▸ **THE TASK**
Take the lines below beginning at the line that has "int, src_map: RowMap" and stopping after the line that has "assert x_q.shape[0] >= rows", and print them exactly as they are, with no other lines.

(Stored data entries)
def gemm_mx_res_ln(a_q: torch.Tensor, a_s: torch.Tensor, w_q: torch.Tensor, w_s: torch.Tensor, bias: Optional[torch.Tensor], x: torch.Tensor, gamma: torch.Tensor,
                   beta: torch.Tensor, y_q: torch.Tensor, y_s: torch.Tensor, eps: float, *, M: Optional[int] = None, residual: Optional[torch.Tensor] = None):
    assert a_q.dtype == torch.uint8 and w_q.dtype == torch.uint8 and a_s.dtype == torch.uint8 and w_s.dtype == torch.uint8 and y_q.dtype == torch.uint8 and y_s.dtype == torch.uint8
    assert x.dtype == torch.float32 and x.shape[1] == 768 and y_q.shape[1] == 768
    M = a_q.shape[0] if M is None else M
    K = a_q.shape[1]
    assert w_q.shape == (768, K)
    assert a_s.dim() == 3 and w_s.dim() == 3 and y_s.dim() == 3 and a_s.shape[0] == K // 128 and w_s.shape[0] == K // 128 and y_s.shape[0] == 6
    assert a_s.is_contiguous() and w_s.is_contiguous() and y_s.is_contiguous()
    r = x if residual is None else residual
    assert r.dtype == torch.float32
    rc = _lib.load().sf_gemm_mx_res_ln768(_dev(a_q, 'a_q'), _ld(a_q), _dev(a_s, 'a_s'), a_s.stride(0), _dev(w_q, 'w_q'), _ld(w_q), _dev(w_s, 'w_s'), w_s.stride(0),
                                          _dev(bias, 'bias') if bias is not None else None, _dev(r, 'residual'), _ld(r), _dev(x, 'x'), _ld(x),
                                          _dev(gamma, 'gamma'), _dev(beta, 'beta'), float(eps), _dev(y_q, 'y_q'), _ld(y_q), _dev(y_s, 'y_s'), y_s.stride(0),
                                          M, K, _stream())
    _lib.check(rc, 'sf_gemm_mx_res_ln768')
    return x, y_q, y_s


def gemm_res_ln(a: torch.Tensor, w: torch.Tensor, bias: Optional[torch.Tensor], x: torch.Tensor, gamma: torch.Tensor, beta: torch.Tensor,
                y: torch.Tensor, eps: float, *, M: Optional[int] = None, residual: Optional[torch.Tensor] = None):
    assert a.dtype == torch.bfloat16 and w.dtype == torch.bfloat16 and x.dtype == torch.float32 and y.dtype == torch.bfloat16
    K = a.shape[1]
    if w.dim() == 3:
        assert w.shape == (K // 32, 768, 32) and w.is_contiguous()
        w_ptr, ldw = _dev(w, 'w'), 32
    else:
        assert w.shape == (768, K)
        w_ptr, ldw = _dev(w, 'w'), _ld(w)
    assert x.shape[1] == 768 and y.shape[1] == 768
    M = a.shape[0] if M is None else M
    r = x if residual is None else residual
    assert r.dtype == torch.float32
    rc = _lib.load().sf_gemm_res_ln768(_dev(a, 'a'), _ld(a), w_ptr, ldw, _dev(bias, 'bias') if bias is not None else None,
                                       _dev(r, 'residual'), _ld(r), _dev(x, 'x'), _ld(x), _dev(gamma, 'gamma'), _dev(beta, 'beta'), float(eps),
                                       _dev(y, 'y'), _ld(y), M, K, _stream())
    _lib.check(rc, 'sf_gemm_res_ln768')
    return x, y


def ktile_major_weight(w: torch.Tensor) -> torch.Tensor:
    N, K = w.shape
    return w.view(N, K // 64, 64).permute(1, 0, 2).contiguous()


def kmajor_weight(w: torch.Tensor) -> torch.Tensor:
    N, K = w.shape
    return w.view(N, K // 32, 32).permute(1, 0, 2).contiguous()


def layernorm(x: torch.Tensor, gamma: torch.Tensor, beta: torch.Tensor, out: torch.Tensor, eps: float, *,
              rows: Optional[int] = None, in_map: RowMap = None, out_map: RowMap = None, accumulate: bool = False):
    assert x.dtype == torch.float32 and x.shape[1] == 768 and out.shape[1] == 768
    rows = x.shape[0] if rows is None else rows
    rc = _lib.load().sf_layernorm768(_dev(x, 'x'), _ld(x), _map(in_map), _dev(gamma, 'gamma'), _dev(beta, 'beta'),
                                     _dev(out, 'out'), _DT[out.dtype], _ld(out), _map(out_map), int(accumulate), rows,
                                     float(eps), _stream())
    _lib.check(rc, 'sf_layernorm768')
    return out


def broadcast_rows(dst: torch.Tensor, table: torch.Tensor, n_seq: int, dst_seq_rows: int):
    assert dst.dtype == torch.float32 and table.dtype == torch.float32 and table.shape[1] == 768 and table.is_contiguous()
    rc = _lib.load().sf_broadcast_rows768(_dev(dst, 'dst'), _ld(dst), dst_seq_rows, _dev(table, 'table'), table.shape[0],
                                          n_seq, _stream())
    _lib.check(rc, 'sf_broadcast_rows768')
    return dst


def gather_rows(x: torch.Tensor, out: torch.Tensor, rows: int, in_map: RowMap = None):
    assert x.dtype == torch.float32
    rc = _lib.load().sf_gather_rows768(_dev(x, 'x'), _ld(x), _map(in_map), _dev(out, 'out'), _DT[out.dtype], _ld(out), rows,
                                       _stream())
    _lib.check(rc, 'sf_gather_rows768')
    return out


def im2col_video(vid: torch.Tensor, out: torch.Tensor):
    assert vid.is_contiguous() and tuple(vid.shape[1:]) == (16, 3, 224, 224), tuple(vid.shape)
    assert out.dtype == torch.bfloat16 and out.is_contiguous() and out.shape[1] == 1536
    rc = _lib.load().sf_im2col_video(_dev(vid, 'vid'), _DT[vid.dtype], _dev(out, 'out'), vid.shape[0], _stream())
    _lib.check(rc, 'sf_im2col_video')
    return out


def im2col_video_clips(vid: torch.Tensor, out: torch.Tensor, frame0: int, seg_stride: int, n_seg: int):
    assert vid.is_contiguous() and vid.dim() == 5 and tuple(vid.shape[2:]) == (3, 224, 224)
    rc = _lib.load().sf_im2col_video_clips(_dev(vid, 'vid'), _DT[vid.dtype], vid.shape[0], vid.shape[1], frame0, seg_stride, n_seg,
                                           _dev(out, 'out'), _stream())
    _lib.check(rc, 'sf_im2col_video_clips')
    return out


def im2col_video_tokens(vid: torch.Tensor, out: torch.Tensor, frame0: int = 0, seg_stride: int = 0, n_seg: int = 1):
    assert vid.is_contiguous() and vid.dim() == 5 and tuple(vid.shape[2:]) == (3, 224, 224)
    assert out.dtype == torch.bfloat16 and out.is_contiguous() and out.shape[1] == 1536 and out.shape[0] >= vid.shape[0] * n_seg * 1569
    rc = _lib.load().sf_im2col_video_tokens(_dev(vid, 'vid'), _DT[vid.dtype], vid.shape[0], vid.shape[1], frame0, seg_stride, n_seg, _dev(out, 'out'), _stream())
    _lib.check(rc, 'sf_im2col_video_tokens')
    return out


def im2col_video_crops(vid: torch.Tensor, table: torch.Tensor, out: torch.Tensor, seg_stride: int, n_seg: int, tokens: bool = True):
    assert vid.is_contiguous() and vid.dim() == 5 and vid.dtype == torch.uint8 and vid.shape[2] == 3, (vid.dtype, tuple(vid.shape))
    assert table.is_cuda and table.dtype == torch.int32 and table.dim() == 2 and table.shape[0] == vid.shape[0] and table.stride(1) == 1, \
        (table.dtype, tuple(table.shape))
    tok_rows = 1569 if tokens else 1568
    assert out.dtype == torch.bfloat16 and out.is_contiguous() and out.shape[1] == 1536 and out.shape[0] >= vid.shape[0] * n_seg * tok_rows
    rc = _lib.load().sf_im2col_video_crops(_dev(vid, 'vid'), vid.shape[0], vid.shape[1], vid.shape[3], vid.shape[4], _dev(table, 'table'), table.stride(0),
                                           seg_stride, n_seg, _dev(out, 'out'), tok_rows, _stream())
    _lib.check(rc, 'sf_im2col_video_crops')
    return out


def mel_frontend_starts(mel, wave: torch.Tensor, sample0: torch.Tensor, seg_stride: int, n_seg: int, n_samples: int) -> torch.Tensor:
    w = wave.to(torch.float32).contiguous()
    assert w.dim() == 2 and sample0.is_cuda and sample0.dtype == torch.int64 and sample0.is_contiguous() and sample0.numel() == w.shape[0], \
        (tuple(w.shape), sample0.dtype, tuple(sample0.shape))
    B, clip = w.shape
    frames = min(n_samples // mel.hop + 1, mel.pad_to)
    need = B * n_seg * frames * 513
    if mel._ws is None or mel._ws.numel() < need:
        mel._ws = torch.empty(need, device=mel.dev, dtype=torch.float32)
    out = torch.empty(B * n_seg, mel.n_mels, mel.pad_to, device=mel.dev, dtype=torch.float32)
    rc = _lib.load().sf_mel_frontend_starts(_dev(w, 'wave'), B, clip, _dev(sample0, 'sample0'), seg_stride, n_seg, n_samples, mel.hop, mel.tw_cos.data_ptr(),
                                            mel.tw_sin.data_ptr(), mel.fb.data_ptr(), mel.fb_lo.data_ptr(), mel.fb_hi.data_ptr(), mel.n_mels,
                                            mel._ws.data_ptr(), out.data_ptr(), mel.pad_to, mel.mean, mel.std, _stream())
    _lib.check(rc, 'sf_mel_frontend_starts')
    return out.reshape(B, n_seg, 1, mel.n_mels, mel.pad_to)


def im2col_spec(spec: torch.Tensor, out: torch.Tensor):
    assert spec.is_contiguous() and spec.dtype == torch.float32 and spec.dim() == 3
    assert out.dtype == torch.bfloat16 and out.is_contiguous() and out.shape[1] == 256
    rc = _lib.load().sf_im2col_spec(_dev(spec, 'spec'), _dev(out, 'out'), spec.shape[0], spec.shape[1], spec.shape[2],
                                    _stream())
    _lib.check(rc, 'sf_im2col_spec')
    return out


def attention(q: torch.Tensor, k: torch.Tensor, v: torch.Tensor, out: torch.Tensor, *, n_seq: int, seq_rows: int,
              n_groups: int, row0: int, group_stride: int, tok_stride: int, n_tok: int, cls_row: int, heads: int,
              head_dim: int, scale: float, key_keep: Optional[torch.Tensor] = None):
    assert q.dtype == k.dtype == v.dtype == out.dtype == torch.bfloat16
    assert _ld(q) == _ld(k) == _ld(v)
    if key_keep is None:
        rc = _lib.load().sf_attention(_dev(q, 'q'), _dev(k, 'k'), _dev(v, 'v'), _ld(q), _dev(out, 'out'), _ld(out), n_seq,
                                      seq_rows, n_groups, row0, group_stride, tok_stride, n_tok, cls_row, heads, head_dim,
                                      float(scale), _stream())
    else:
        assert key_keep.dtype == torch.uint8 and key_keep.is_contiguous()
        rc = _lib.load().sf_attention_masked(_dev(q, 'q'), _dev(k, 'k'), _dev(v, 'v'), _ld(q), _dev(out, 'out'), _ld(out), n_seq,
                                             seq_rows, n_groups, row0, group_stride, tok_stride, n_tok, cls_row, heads, head_dim,
                                             float(scale), _dev(key_keep, 'key_keep'), _stream())
    _lib.check(rc, 'sf_attention')
    return out


def attention_cls_partial(q: torch.Tensor, k: torch.Tensor, v: torch.Tensor, out: torch.Tensor, partials: torch.Tensor, *, n_seq: int,
                          seq_rows: int, n_groups: int, row0: int, group_stride: int, tok_stride: int, n_tok: int, cls_row: int, heads: int,
                          head_dim: int, scale: float, key_keep: Optional[torch.Tensor] = None):
    assert q.dtype == k.dtype == v.dtype == out.dtype == torch.bfloat16 and partials.dtype == torch.float32
    assert _ld(q) == _ld(k) == _ld(v) and partials.numel() >= n_seq * heads * n_groups * 66
    if key_keep is not None:
        assert key_keep.dtype == torch.uint8 and key_keep.numel() >= n_seq * seq_rows
        rc = _lib.load().sf_attention_cls_partial_masked(_dev(q, 'q'), _dev(k, 'k'), _dev(v, 'v'), _ld(q), _dev(out, 'out'), _ld(out), n_seq, seq_rows,
                                                         n_groups, row0, group_stride, tok_stride, n_tok, cls_row, heads, head_dim, float(scale),
                                                         _dev(partials, 'partials'), _dev(key_keep, 'key_keep'), _stream())
        _lib.check(rc, 'sf_attention_cls_partial_masked')
        return out
    rc = _lib.load().sf_attention_cls_partial(_dev(q, 'q'), _dev(k, 'k'), _dev(v, 'v'), _ld(q), _dev(out, 'out'), _ld(out), n_seq, seq_rows,
                                              n_groups, row0, group_stride, tok_stride, n_tok, cls_row, heads, head_dim, float(scale),
                                              _dev(partials, 'partials'), _stream())
    _lib.check(rc, 'sf_attention_cls_partial')
    return out


def qkv_time_attention(x: torch.Tensor, w: torch.Tensor, bias: Optional[torch.Tensor], qkv_cls: torch.Tensor, out: torch.Tensor, partials: torch.Tensor, *,
                       n_seq: int, n_groups: int, scale: float, key_keep: Optional[torch.Tensor] = None):
    assert x.dtype == w.dtype == qkv_cls.dtype == out.dtype == torch.bfloat16 and partials.dtype == torch.float32
    assert x.shape[1] == 768 and tuple(w.shape) == (2304, 768) and qkv_cls.shape[0] >= n_seq and qkv_cls.shape[1] == 2304 and out.shape[1] == 768
    assert x.shape[0] >= n_seq * (1 + 8 * n_groups) and out.shape[0] >= n_seq * (1 + 8 * n_groups) and partials.numel() >= n_seq * 12 * (n_groups // 4) * 66 and n_groups % 4 == 0
    if key_keep is not None:
        assert key_keep.dtype == torch.uint8 and key_keep.numel() >= n_seq * (1 + 8 * n_groups)
        rc = _lib.load().sf_qkv_time_attention_masked(_dev(x, 'x'), _ld(x), _dev(w, 'w'), _ld(w), _dev(bias, 'bias') if bias is not None else None,
                                                      _dev(qkv_cls, 'qkv_cls'), _ld(qkv_cls), _dev(out, 'out'), _ld(out), _dev(partials, 'partials'), n_seq,
                                                      n_groups, float(scale), _dev(key_keep, 'key_keep'), _stream())
        _lib.check(rc, 'sf_qkv_time_attention_masked')
        return out
    rc = _lib.load().sf_qkv_time_attention(_dev(x, 'x'), _ld(x), _dev(w, 'w'), _ld(w), _dev(bias, 'bias') if bias is not None else None,
                                           _dev(qkv_cls, 'qkv_cls'), _ld(qkv_cls), _dev(out, 'out'), _ld(out), _dev(partials, 'partials'), n_seq, n_groups,
                                           float(scale), _stream())
    _lib.check(rc, 'sf_qkv_time_attention')
    return out


def copy_rows_bf16(src: torch.Tensor, dst: torch.Tensor, rows: int, cols: int, src_map: RowMap = None, dst_map: RowMap = None):
    assert src.dtype == dst.dtype == torch.bfloat16
    rc = _lib.load().sf_copy_rows_bf16(_dev(src, 'src'), _ld(src), _map(src_map), _dev(dst, 'dst'), _ld(dst), _map(dst_map), rows, cols, _stream())
    _lib.check(rc, 'sf_copy_rows_bf16')
    return dst


def space_side_rows(x: torch.Tensor, side_in: torch.Tensor, n_seq: int, seq_rows: int = 1569, n_tok: int = 196):
    assert x.dtype == side_in.dtype == torch.bfloat16 and x.shape[1] == side_in.shape[1] == 768 and seq_rows == 1 + 8 * n_tok
    assert x.shape[0] >= n_seq * seq_rows and side_in.shape[0] >= n_seq * 33
    rc = _lib.load().sf_side_rows(_dev(x, 'x'), _ld(x) * 2, _dev(side_in, 'side_in'), _ld(side_in) * 2, 1536, None, 0, None, 0, 0, n_seq, n_tok, _stream())
    _lib.check(rc, 'sf_side_rows')
    return side_in


def space_side_rows_mx(x_q: torch.Tensor, x_s: torch.Tensor, side_q: torch.Tensor, side_s: torch.Tensor, n_seq: int, n_tok: int = 196):
    assert x_q.dtype == x_s.dtype == side_q.dtype == side_s.dtype == torch.uint8 and x_q.shape[1] == side_q.shape[1] == 768
    assert x_s.dim() == 3 and side_s.dim() == 3 and x_s.shape[0] == side_s.shape[0] == 6 and x_s.is_contiguous() and side_s.is_contiguous()
    rows = n_seq * (1 + 8 * n_tok)
    assert x_q.shape[0] >= rows and x_s.shape[1] >= rows and side_q.shape[0] >= n_seq * 33 and side_s.shape[1] >= n_seq * 33
    rc = _lib.load().sf_side_rows(_dev(x_q, 'x_q'), _ld(x_q), _dev(side_q, 'side_q'), _ld(side_q), 768, _dev(x_s, 'x_s'), x_s.stride(0), _dev(side_s, 'side_s'),
                                  side_s.stride(0), 6, n_seq, n_tok, _stream())
    _lib.check(rc, 'sf_side_rows')
    return side_q, side_s


def qkv_space_attention(x: torch.Tensor, w: torch.Tensor, bias: Optional[torch.Tensor], side: torch.Tensor, out: torch.Tensor, partials: torch.Tensor, *, n_seq: int,
                        scale: float, n_tok: int = 196, key_keep: Optional[torch.Tensor] = None):
    assert x.dtype == w.dtype == side.dtype == out.dtype == torch.bfloat16 and partials.dtype == torch.float32
    rows = n_seq * (1 + 8 * n_tok)
    assert x.shape[1] == 768 and tuple(w.shape) == (2304, 768) and side.shape[0] >= n_seq * 33 and side.shape[1] == 2304 and out.shape[1] == 768
    assert x.shape[0] >= rows and out.shape[0] >= rows and partials.numel() >= n_seq * 12 * 8 * 66 and x.data_ptr() != out.data_ptr()
    if key_keep is not None:
        assert key_keep.dtype == torch.uint8 and key_keep.numel() >= rows and key_keep.is_contiguous()
        rc = _lib.load().sf_qkv_space_attention_masked(_dev(x, 'x'), _ld(x), _dev(w, 'w'), _ld(w), _dev(bias, 'bias') if bias is not None else None, _dev(side, 'side'),
                                                       _ld(side), _dev(out, 'out'), _ld(out), _dev(partials, 'partials'), n_seq, n_tok, float(scale),
                                                       _dev(key_keep, 'key_keep'), _stream())
        _lib.check(rc, 'sf_qkv_space_attention_masked')
        return out
    rc = _lib.load().sf_qkv_space_attention(_dev(x, 'x'), _ld(x), _dev(w, 'w'), _ld(w), _dev(bias, 'bias') if bias is not None else None, _dev(side, 'side'), _ld(side),
                                            _dev(out, 'out'), _ld(out), _dev(partials, 'partials'), n_seq, n_tok, float(scale), _stream())
    _lib.check(rc, 'sf_qkv_space_attention')
    return out


def qkv_time_attention2(x: torch.Tensor, w: torch.Tensor, bias: Optional[torch.Tensor], side: torch.Tensor, out: torch.Tensor, partials: torch.Tensor, *, n_seq: int,
                        scale: float, n_tok: int = 196, key_keep: Optional[torch.Tensor] = None):
    assert x.dtype == w.dtype == side.dtype == out.dtype == torch.bfloat16 and partials.dtype == torch.float32
    rows = n_seq * (1 + 8 * n_tok)
    assert x.shape[1] == 768 and tuple(w.shape) == (2304, 768) and side.shape[0] >= n_seq * 33 and side.shape[1] == 2304 and out.shape[1] == 768
    assert x.shape[0] >= rows and out.shape[0] >= rows and partials.numel() >= n_seq * 12 * 33 * 66 and x.data_ptr() != out.data_ptr()
    if key_keep is not None:
        assert key_keep.dtype == torch.uint8 and key_keep.numel() >= rows and key_keep.is_contiguous()
        rc = _lib.load().sf_qkv_time_attention2_masked(_dev(x, 'x'), _ld(x), _dev(w, 'w'), _ld(w), _dev(bias, 'bias') if bias is not None else None, _dev(side, 'side'),
                                                       _ld(side), _dev(out, 'out'), _ld(out), _dev(partials, 'partials'), n_seq, n_tok, float(scale),
                                                       _dev(key_keep, 'key_keep'), _stream())
        _lib.check(rc, 'sf_qkv_time_attention2_masked')
        return out
    rc = _lib.load().sf_qkv_time_attention2(_dev(x, 'x'), _ld(x), _dev(w, 'w'), _ld(w), _dev(bias, 'bias') if bias is not None else None, _dev(side, 'side'), _ld(side),
                                            _dev(out, 'out'), _ld(out), _dev(partials, 'partials'), n_seq, n_tok, float(scale), _stream())
    _lib.check(rc, 'sf_qkv_time_attention2')
    return out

▸ **SOLUTION FOR THIS TASK**
def copy_rows_bf16(src: torch.Tensor, dst: torch.Tensor, rows: int, cols: int, src_map: RowMap = None, dst_map: RowMap = None):
    assert src.dtype == dst.dtype == torch.bfloat16
    rc = _lib.load().sf_copy_rows_bf16(_dev(src, 'src'), _ld(src), _map(src_map), _dev(dst, 'dst'), _ld(dst), _map(dst_map), rows, cols, _stream())
    _lib.check(rc, 'sf_copy_rows_bf16')
    return dst


def space_side_rows(x: torch.Tensor, side_in: torch.Tensor, n_seq: int, seq_rows: int = 1569, n_tok: int = 196):
    assert x.dtype == side_in.dtype == torch.bfloat16 and x.shape[1] == side_in.shape[1] == 768 and seq_rows == 1 + 8 * n_tok
    assert x.shape[0] >= n_seq * seq_rows and side_in.shape[0] >= n_seq * 33
    rc = _lib.load().sf_side_rows(_dev(x, 'x'), _ld(x) * 2, _dev(side_in, 'side_in'), _ld(side_in) * 2, 1536, None, 0, None, 0, 0, n_seq, n_tok, _stream())
    _lib.check(rc, 'sf_side_rows')
    return side_in


def space_side_rows_mx(x_q: torch.Tensor, x_s: torch.Tensor, side_q: torch.Tensor, side_s: torch.Tensor, n_seq: int, n_tok: int = 196):
    assert x_q.dtype == x_s.dtype == side_q.dtype == side_s.dtype == torch.uint8 and x_q.shape[1] == side_q.shape[1] == 768
    assert x_s.dim() == 3 and side_s.dim() == 3 and x_s.shape[0] == side_s.shape[0] == 6 and x_s.is_contiguous() and side_s.is_contiguous()
    rows = n_seq * (1 + 8 * n_tok)
    assert x_q.shape[0] >= rows and x_s.shape[1] >= rows and side_q.shape[0] >= n_seq * 33 and side_s.shape[1] >= n_seq * 33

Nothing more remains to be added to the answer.